**PROBLEM STATEMENT**
Copy all the lines of the data that include the word "bool".

-=-=-=-=-

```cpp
static int backward_sh_batch_routed(bool moments, uint32_t n_views, const gsgen_sh_view *views, uint32_t N,
                                    const float *sh_coeffs, const float *alpha, float *grad_sh_coeffs,
                                    float *grad_alpha, uint32_t tile_size, uint32_t n_tiles_h,
                                    uint32_t n_tiles_w, uint32_t H, uint32_t W, uint32_t C, float thresh,
                                    uint32_t n_segments, const float *sh_l1_bound, const float *sh_row_bounds,
                                    void *batch_workspace, gsgen_stream_t stream) {
  if (tile_size != 16) return GSGEN_EUNSUPPORTED;
  if (C < 1 || C > 4) return GSGEN_EUNSUPPORTED;
  if (n_views == 0 || N == 0) return 0;
  if (!views || !batch_workspace || !grad_sh_coeffs || !grad_alpha) return GSGEN_EINVAL;
  if (n_views > 65535) return GSGEN_EINVAL;
  std::vector<CompParams> ps;
  uint8_t *flags = reinterpret_cast<uint8_t *>(batch_workspace) + gsgen_sh_batch_workspace_bytes(n_views);
  if (int e = fill_view_params(n_views, views, sh_coeffs, alpha, grad_sh_coeffs, grad_alpha, n_tiles_w,
                               n_tiles_h, H, W, thresh, n_segments, true, C == 4 ? sh_l1_bound : nullptr, ps,
                               C == 4 ? sh_row_bounds : nullptr, flags))
    return e;
  const bool bounded = C == 4 && (sh_l1_bound != nullptr || sh_row_bounds != nullptr) && batch_can_be_polynomial(ps);
  if (!bounded)
    for (CompParams &p : ps) { p.sh_bound = nullptr; p.sh_rows = nullptr; p.tile_flags = nullptr; }
  hipStream_t s = (hipStream_t)stream;
  return launch_bwd_sh_batch((int)C, ps.data(), n_views, s, bounded, moments);
}
int gsgen_vol_render_backward_sh_batch_routed(uint32_t n_views, const gsgen_sh_view *views, uint32_t N,
                                              const float *sh_coeffs, const float *alpha, float *grad_sh_coeffs,
                                              float *grad_alpha, uint32_t tile_size, uint32_t n_tiles_h,
                                              uint32_t n_tiles_w, uint32_t H, uint32_t W, uint32_t C, float thresh,
                                              uint32_t n_segments, const float *sh_l1_bound, const float *sh_row_bounds,
                                              void *batch_workspace, gsgen_stream_t stream) {
  return backward_sh_batch_routed(false, n_views, views, N, sh_coeffs, alpha, grad_sh_coeffs, grad_alpha, tile_size, n_tiles_h,
                                  n_tiles_w, H, W, C, thresh, n_segments, sh_l1_bound, sh_row_bounds, batch_workspace, stream);
}
int gsgen_vol_render_backward_sh_batch_routed_moments(uint32_t n_views, const gsgen_sh_view *views, uint32_t N,
                                                      const float *sh_coeffs, const float *alpha, float *grad_sh_coeffs,
                                                      float *grad_alpha, uint32_t tile_size, uint32_t n_tiles_h,
// ... 142 lines not shown
```

gsgen_amd/csrc/composite_common.hpp:

```cpp
#pragma once
#include "common.hpp"
#include "../../include/gsgen_hip.h"
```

-=-=-=-=-

**THE ANSWER**
static int backward_sh_batch_routed(bool moments, uint32_t n_views, const gsgen_sh_view *views, uint32_t N,
  const bool bounded = C == 4 && (sh_l1_bound != nullptr || sh_row_bounds != nullptr) && batch_can_be_polynomial(ps);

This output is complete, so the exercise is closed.